We can work locally since everything there is a tensor. Assume $(E_1,\ldots,E_n)$ is a local orthonormal frame field, such that $(\nabla_{E_j}E_i)_p = 0$ for some $p \in M$. We will check the equality at $p$.
If $(\theta^1,\ldots, \theta^n)$ is the corresponding coframe, then $$dV_g = \theta^1 \wedge \cdots \wedge \theta^n.$$We can write $X = \sum_{i=1}^n \theta^i(X) E_i$, and we also know that $\theta^i(X) = \langle X,E_i\rangle$, by orthonormality.
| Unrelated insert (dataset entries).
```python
WEIGHT_CULL = float(os.environ.get("O2345_WEIGHT_CULL", "").strip() or 0.0) if "O2345_WEIGHT_CULL" in os.environ else 2.0 ** -24
if not (0.0 <= WEIGHT_CULL < 1.0):
    raise ValueError(f"O2345_WEIGHT_CULL must be in [0, 1), got {WEIGHT_CULL}")


def weight_cull(w=None):
    w = WEIGHT_CULL if w is None else float(w)
    if not (0.0 <= w < 1.0):
        raise ValueError(f"weight_cull must be in [0, 1), got {w}")
    return w


def warm_aten():
    return os.environ.get("O2345_WARM_ATEN", "1") not in ("", "0")


def prepack_resolutions():
    v = os.environ.get("O2345_PREPACK_RESOLUTIONS", "256")
    return tuple(int(x) for x in v.replace(",", " ").split())


def _non_negative_int(name, text):
    t = text.strip()
    if t == "":
        return 0
    if not t.isdigit():
        raise ValueError(f"{name} must be a non-negative integer, got {text!r}")
    return int(t)


MESH_MIN_COMPONENT_FACES = _non_negative_int("O2345_MESH_MIN_COMPONENT_FACES", os.environ.get("O2345_MESH_MIN_COMPONENT_FACES", ""))
MESH_KEEP_LARGEST = _non_negative_int("O2345_MESH_KEEP_LARGEST", os.environ.get("O2345_MESH_KEEP_LARGEST", "")) != 0


def mesh_min_component_faces(n=None):
    if n is None:
        return MESH_MIN_COMPONENT_FACES
    if isinstance(n, bool) or int(n) != n or n < 0:
        raise ValueError(f"min_component_faces must be a non-negative integer, got {n!r}")
    return int(n)


def mesh_keep_largest(k=None):
    return MESH_KEEP_LARGEST if k is None else bool(k)


def _finite_float(name, text, default, ok, what):
    t = text.strip()
    if t == "":
        return default
    try:
        x = float(t)
    except ValueError:
        x = float("nan")
    if not (x == x and abs(x) != float("inf") and ok(x)):
        raise ValueError(f"{name} must be {what}, got {text!r}")
    return x


MESH_SMOOTH_ITERATIONS = _non_negative_int("O2345_MESH_SMOOTH_ITERATIONS", os.environ.get("O2345_MESH_SMOOTH_ITERATIONS", ""))
MESH_SMOOTH_LAMBDA = _finite_float("O2345_MESH_SMOOTH_LAMBDA", os.environ.get("O2345_MESH_SMOOTH_LAMBDA", ""), 0.5, lambda x: 0.0 < x <= 1.0, "in (0, 1]")
MESH_SMOOTH_MU = _finite_float("O2345_MESH_SMOOTH_MU", os.environ.get("O2345_MESH_SMOOTH_MU", ""), -0.53, lambda x: x <= 0.0, "finite and <= 0")
_pin = os.environ.get("O2345_MESH_SMOOTH_PIN_BOUNDARY", "")
MESH_SMOOTH_PIN_BOUNDARY = True if _pin.strip() == "" else _non_negative_int("O2345_MESH_SMOOTH_PIN_BOUNDARY", _pin) != 0
del _pin


def mesh_smooth_iterations(n=None):
    if n is None:
        return MESH_SMOOTH_ITERATIONS
    if isinstance(n, bool) or int(n) != n or n < 0:
        raise ValueError(f"smooth_iterations must be a non-negative integer, got {n!r}")
    return int(n)


def mesh_smooth_lambda(lam=None):
    if lam is None:
        return MESH_SMOOTH_LAMBDA
    return _finite_float("lam", repr(float(lam)), None, lambda x: 0.0 < x <= 1.0, "in (0, 1]")


# ... 93 lines not shown
```

one-2-3-45_amd/csrc/geom_math.h:

```cpp
#pragma once
#include "common.h"

namespace o2345 {

O2345_HD void project_voxel(const float* __restrict__ P, float wx, float wy, float wz, int H, int W,
                            float& gx, float& gy, bool& valid) {
    float x = fmaf(P[2], wz, fmaf(P[1], wy, P[0] * wx)) + P[3];
    float y = fmaf(P[6], wz, fmaf(P[5], wy, P[4] * wx)) + P[7];
    float z = fmaf(P[10], wz, fmaf(P[9], wy, P[8] * wx)) + P[11];
    if (z >= 0.f) z = fmaxf(z, 1e-6f);
    gx = 2.f * (x / z) / (float)(W - 1) - 1.f;
    gy = 2.f * (y / z) / (float)(H - 1) - 1.f;
    valid = (fabsf(gx) <= 1.f) && (fabsf(gy) <= 1.f) && (z > 0.f);
}

struct Taps2D {
    int idx[4];
    float w[4];
};

O2345_HD Taps2D bilinear_taps(float gx, float gy, int H, int W) {
    Taps2D t;
    float ix = (gx + 1.f) / 2.f * (float)(W - 1);
    float iy = (gy + 1.f) / 2.f * (float)(H - 1);
    float x0 = floorf(ix), y0 = floorf(iy);
    float x1 = x0 + 1.f, y1 = y0 + 1.f;
    float wx1 = ix - x0, wx0 = x1 - ix, wy1 = iy - y0, wy0 = y1 - iy;
    bool bx0 = (x0 >= 0.f) && (x0 <= (float)(W - 1)), bx1 = (x1 >= 0.f) && (x1 <= (float)(W - 1));
    bool by0 = (y0 >= 0.f) && (y0 <= (float)(H - 1)), by1 = (y1 >= 0.f) && (y1 <= (float)(H - 1));
    int xi0 = (int)fminf(fmaxf(x0, 0.f), (float)(W - 1)), xi1 = (int)fminf(fmaxf(x1, 0.f), (float)(W - 1));
    int yi0 = (int)fminf(fmaxf(y0, 0.f), (float)(H - 1)), yi1 = (int)fminf(fmaxf(y1, 0.f), (float)(H - 1));
    t.idx[0] = yi0 * W + xi0; t.w[0] = (bx0 && by0) ? wx0 * wy0 : 0.f;
    t.idx[1] = yi0 * W + xi1; t.w[1] = (bx1 && by0) ? wx1 * wy0 : 0.f;
    t.idx[2] = yi1 * W + xi0; t.w[2] = (bx0 && by1) ? wx0 * wy1 : 0.f;
    t.idx[3] = yi1 * W + xi1; t.w[3] = (bx1 && by1) ? wx1 * wy1 : 0.f;
    return t;
}

struct Taps3D {
    int ix[2], iy[2], iz[2];
    float fx[2], fy[2], fz[2];
    bool ok;
};

O2345_HD Taps3D trilinear_ref_taps(float px, float py, float pz, int D) {
    Taps3D t;
    const float s = (float)(D - 1);
    float ix = (px + 1.f) / 2.f * s, iy = (py + 1.f) / 2.f * s, iz = (pz + 1.f) / 2.f * s;
    const float Df = (float)D;
    t.ok = (ix > 0.f) && (ix < Df) && (iy > 0.f) && (iy < Df) && (iz > 0.f) && (iz < Df);
    float x0 = floorf(ix), y0 = floorf(iy), z0 = floorf(iz);
    t.fx[0] = (x0 + 1.f) - ix; t.fx[1] = ix - x0;
    t.fy[0] = (y0 + 1.f) - iy; t.fy[1] = iy - y0;
    t.fz[0] = (z0 + 1.f) - iz; t.fz[1] = iz - z0;
    auto cl = [s](float v) { return (int)fminf(fmaxf(v, 0.f), s); };
    t.ix[0] = cl(x0); t.ix[1] = cl(x0 + 1.f);
    t.iy[0] = cl(y0); t.iy[1] = cl(y0 + 1.f);
    t.iz[0] = cl(z0); t.iz[1] = cl(z0 + 1.f);
    return t;
}

O2345_HD int nearest_index(float g, int D) {
    float i = nearbyintf(((g + 1.f) * (float)D - 1.f) / 2.f);
    return (i >= 0.f && i <= (float)(D - 1)) ? (int)i : -1;
}

O2345_HD int nearest_voxel(float px, float py, float pz, int D) {
    int x = nearest_index(px, D), y = nearest_index(py, D), z = nearest_index(pz, D);
    return (x < 0 || y < 0 || z < 0) ? -1 : (x * D + y) * D + z;
}

struct Axis2 {
    int i[2];
    float w[2];
};
O2345_HD Axis2 axis_taps_zeros(float g, int D) {
    Axis2 a;
    float s = (float)(D - 1);
    float f = (g + 1.f) / 2.f * s;
    float f0 = floorf(f), f1 = f0 + 1.f;
    a.w[0] = (f0 >= 0.f && f0 <= s) ? (f1 - f) : 0.f;
    a.w[1] = (f1 >= 0.f && f1 <= s) ? (f - f0) : 0.f;
    a.i[0] = (int)fminf(fmaxf(f0, 0.f), s);
    a.i[1] = (int)fminf(fmaxf(f1, 0.f), s);
    return a;
}

}
```

one-2-3-45_amd/csrc/sdf_common.h:

```cpp
#pragma once
#include "common.h"
#include "geom_math.h"
#include "pe_math.h"
#include "split_f16.h"

namespace o2345 {

constexpr int ST0 = 20;
constexpr int ST1 = 72;
constexpr int STB = 64;
constexpr int OFF_A0 = 0;
constexpr int OFF_A1 = OFF_A0 + 4 * ST0 * 64;
constexpr int OFF_A2 = OFF_A1 + 4 * ST1 * 64;
constexpr int OFF_A1T = OFF_A2 + 4 * ST1 * 64;
constexpr int OFF_A0T = OFF_A1T + 5 * STB * 64;
constexpr int OFF_MISC = OFF_A0T + 2 * STB * 64;
constexpr int MISC_B0 = 0, MISC_B1 = 128, MISC_B2 = 256, MISC_W2H = 384, MISC_W2L = 512, MISC_SIZE = 528;
constexpr int BLOB_F32_FLOATS = OFF_MISC + MISC_SIZE;
constexpr int OFFX_MISC = BLOB_F32_FLOATS;
constexpr int STX0 = 3;
constexpr int STH1 = 9;
constexpr int STHB = 8;
constexpr int OFFX_A0 = OFFX_MISC + MISC_SIZE;
static_assert(OFFX_A0 % 4 == 0, "the float4 staging and the b128 buffer loads of the split-f16 sections need 16-byte alignment");
// ... 51 lines not shown
    m[0] = fmaxf(a[0], 0.f); m[1] = fmaxf(a[1], 0.f);
    return __builtin_elementwise_fma(l, f32x2{0.00693147180559945309f, 0.00693147180559945309f}, m);
}

__device__ __forceinline__ f32x2 softplus100_pair(f32x2 a, f32x2& dsig) {
    const f32x2 t = a * 144.269504088896340736f;
    f32x2 e;
    e[0] = __builtin_amdgcn_exp2f(-__builtin_fabsf(t[0]));
    e[1] = __builtin_amdgcn_exp2f(-__builtin_fabsf(t[1]));
    const f32x2 u = e + 1.f;
    f32x2 l, m, ru;
    l[0] = __builtin_amdgcn_logf(u[0]); l[1] = __builtin_amdgcn_logf(u[1]);
    ru[0] = __builtin_amdgcn_rcpf(u[0]); ru[1] = __builtin_amdgcn_rcpf(u[1]);
    m[0] = fmaxf(a[0], 0.f); m[1] = fmaxf(a[1], 0.f);
    f32x2 q = ru - 0.5f;
    q[0] = __builtin_copysignf(q[0], a[0]); q[1] = __builtin_copysignf(q[1], a[1]);
    dsig = q + 0.5f;
    return __builtin_elementwise_fma(l, f32x2{0.00693147180559945309f, 0.00693147180559945309f}, m);
}

constexpr float SOFTPLUS_INV_SCALE = 0.00693147180559945309f;
__device__ __forceinline__ f32x2 softplus_t_pair(f32x2 t) {
    f32x2 e;
    e[0] = __builtin_amdgcn_exp2f(-__builtin_fabsf(t[0]));
    e[1] = __builtin_amdgcn_exp2f(-__builtin_fabsf(t[1]));
    const f32x2 u = e + 1.f;
    f32x2 l, m;
    l[0] = __builtin_amdgcn_logf(u[0]); l[1] = __builtin_amdgcn_logf(u[1]);
    m[0] = fmaxf(t[0], 0.f); m[1] = fmaxf(t[1], 0.f);
    return l + m;
}
__device__ __forceinline__ f32x2 softplus_t_pair(f32x2 t, f32x2& dsig) {
    f32x2 e;
    e[0] = __builtin_amdgcn_exp2f(-__builtin_fabsf(t[0]));
    e[1] = __builtin_amdgcn_exp2f(-__builtin_fabsf(t[1]));
    const f32x2 u = e + 1.f;
    f32x2 l, m, ru;
    l[0] = __builtin_amdgcn_logf(u[0]); l[1] = __builtin_amdgcn_logf(u[1]);
    ru[0] = __builtin_amdgcn_rcpf(u[0]); ru[1] = __builtin_amdgcn_rcpf(u[1]);
    m[0] = fmaxf(t[0], 0.f); m[1] = fmaxf(t[1], 0.f);
    f32x2 q = ru - 0.5f;
    q[0] = __builtin_copysignf(q[0], t[0]); q[1] = __builtin_copysignf(q[1], t[1]);
    dsig = q + 0.5f;
    return l + m;
}
__device__ __forceinline__ float softplus_t_d(float t) {
    return __builtin_amdgcn_rcpf(1.f + __builtin_amdgcn_exp2f(-t));
}

__device__ __forceinline__ float softplus100_d(float a) {
    return __builtin_amdgcn_rcpf(1.f + __builtin_amdgcn_exp2f(a * -144.269504088896340736f));
}

__device__ __forceinline__ float lin11(int i, int R) {
    const float step = 2.f / (float)(R - 1);
    return (i < R / 2) ? fmaf(step, (float)i, -1.f) : fmaf(-step, (float)(R - 1 - i), 1.f);
}


struct TilePoint {
    long long slot;
    float px, py, pz;
    int ix, iy, iz;
};
__device__ __forceinline__ TilePoint sdf_tile_point(const SdfArgs& a, bool use_pts, long long i, bool live) {
    TilePoint p;
    p.slot = live ? (a.index ? (long long)a.index[i] : i) : 0;
    p.ix = p.iy = p.iz = 0;
    if (use_pts) {
        p.px = live ? a.pts[p.slot * 3 + 0] : 0.f; p.py = live ? a.pts[p.slot * 3 + 1] : 0.f; p.pz = live ? a.pts[p.slot * 3 + 2] : 0.f;
    } else {
        const int R = a.R;
        const unsigned us = (unsigned)p.slot, uR = (unsigned)R;
        const unsigned uq = us / uR;
        p.iz = (int)(us - uq * uR); p.ix = (int)(uq / uR); p.iy = (int)(uq - (uq / uR) * uR);
        p.px = lin11(p.ix, R); p.py = lin11(p.iy, R); p.pz = lin11(p.iz, R);
    }
    return p;
}
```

On one hand, it is easy (?) to check that $${\rm tr}(\nabla X) = \sum_{i=1}^n \langle \nabla_{E_i}X,E_i\rangle,$$so let's compute the other expression. We start computing the interior derivative $$\begin{align}\iota_X(dV_g) &= \iota_X(\theta^1 \wedge \cdots \wedge \theta^n) \\ &= \sum_{i=1}^n (-1)^{i-1} \theta^1 \wedge \cdots \wedge \iota_X(\theta^i)\wedge \cdots \wedge \theta^n \\ &= \sum_{i=1}^n (-1)^{i-1} \theta^i(X) \;\theta^1\wedge \cdots \wedge\widehat{\theta^i} \wedge \cdots \wedge \theta^n, \end{align}$$where the hat denotes omission. Then we compute the exterior derivative of that: $$\begin{align} d(\iota_X(dV_g)) &= \sum_{j=1}^n \sum_{i=1}^n (-1)^{i-1} E_j(\theta^i(X)) \; \theta^j \wedge \theta^1\wedge \cdots \wedge\widehat{\theta^i} \wedge \cdots \wedge \theta^n \\ &= \sum_{i=1}^n (-1)^{i-1} E_i(\theta^i(X)) \;\theta^i\wedge \theta^1\wedge \cdots \wedge\widehat{\theta^i} \wedge \cdots \wedge \theta^n \\ &= \sum_{i=1}^n E_i(\theta^i(X)) \;\theta^1\wedge \cdots \wedge \theta^n \\ &= \left(\sum_{i=1}^n E_i(\theta^i(X))\right) \theta^1\wedge \cdots \wedge \theta^n \\ &= \left(\sum_{i=1}^n E_i(\theta^i(X))\right) dV_g.\end{align}$$The result follows since at $p$ we have $$(E_i)_p(\theta^i(X)) = \langle (\nabla_{E_i}X)_p,(E_i)_p\rangle + \langle X, (\nabla_{E_i}E_i)_p\rangle =\langle (\nabla_{E_i}X)_p,(E_i)_p\rangle. $$The result is also true for pseudo-Riemannian manifolds, with a slight adaptation of the calculations done above.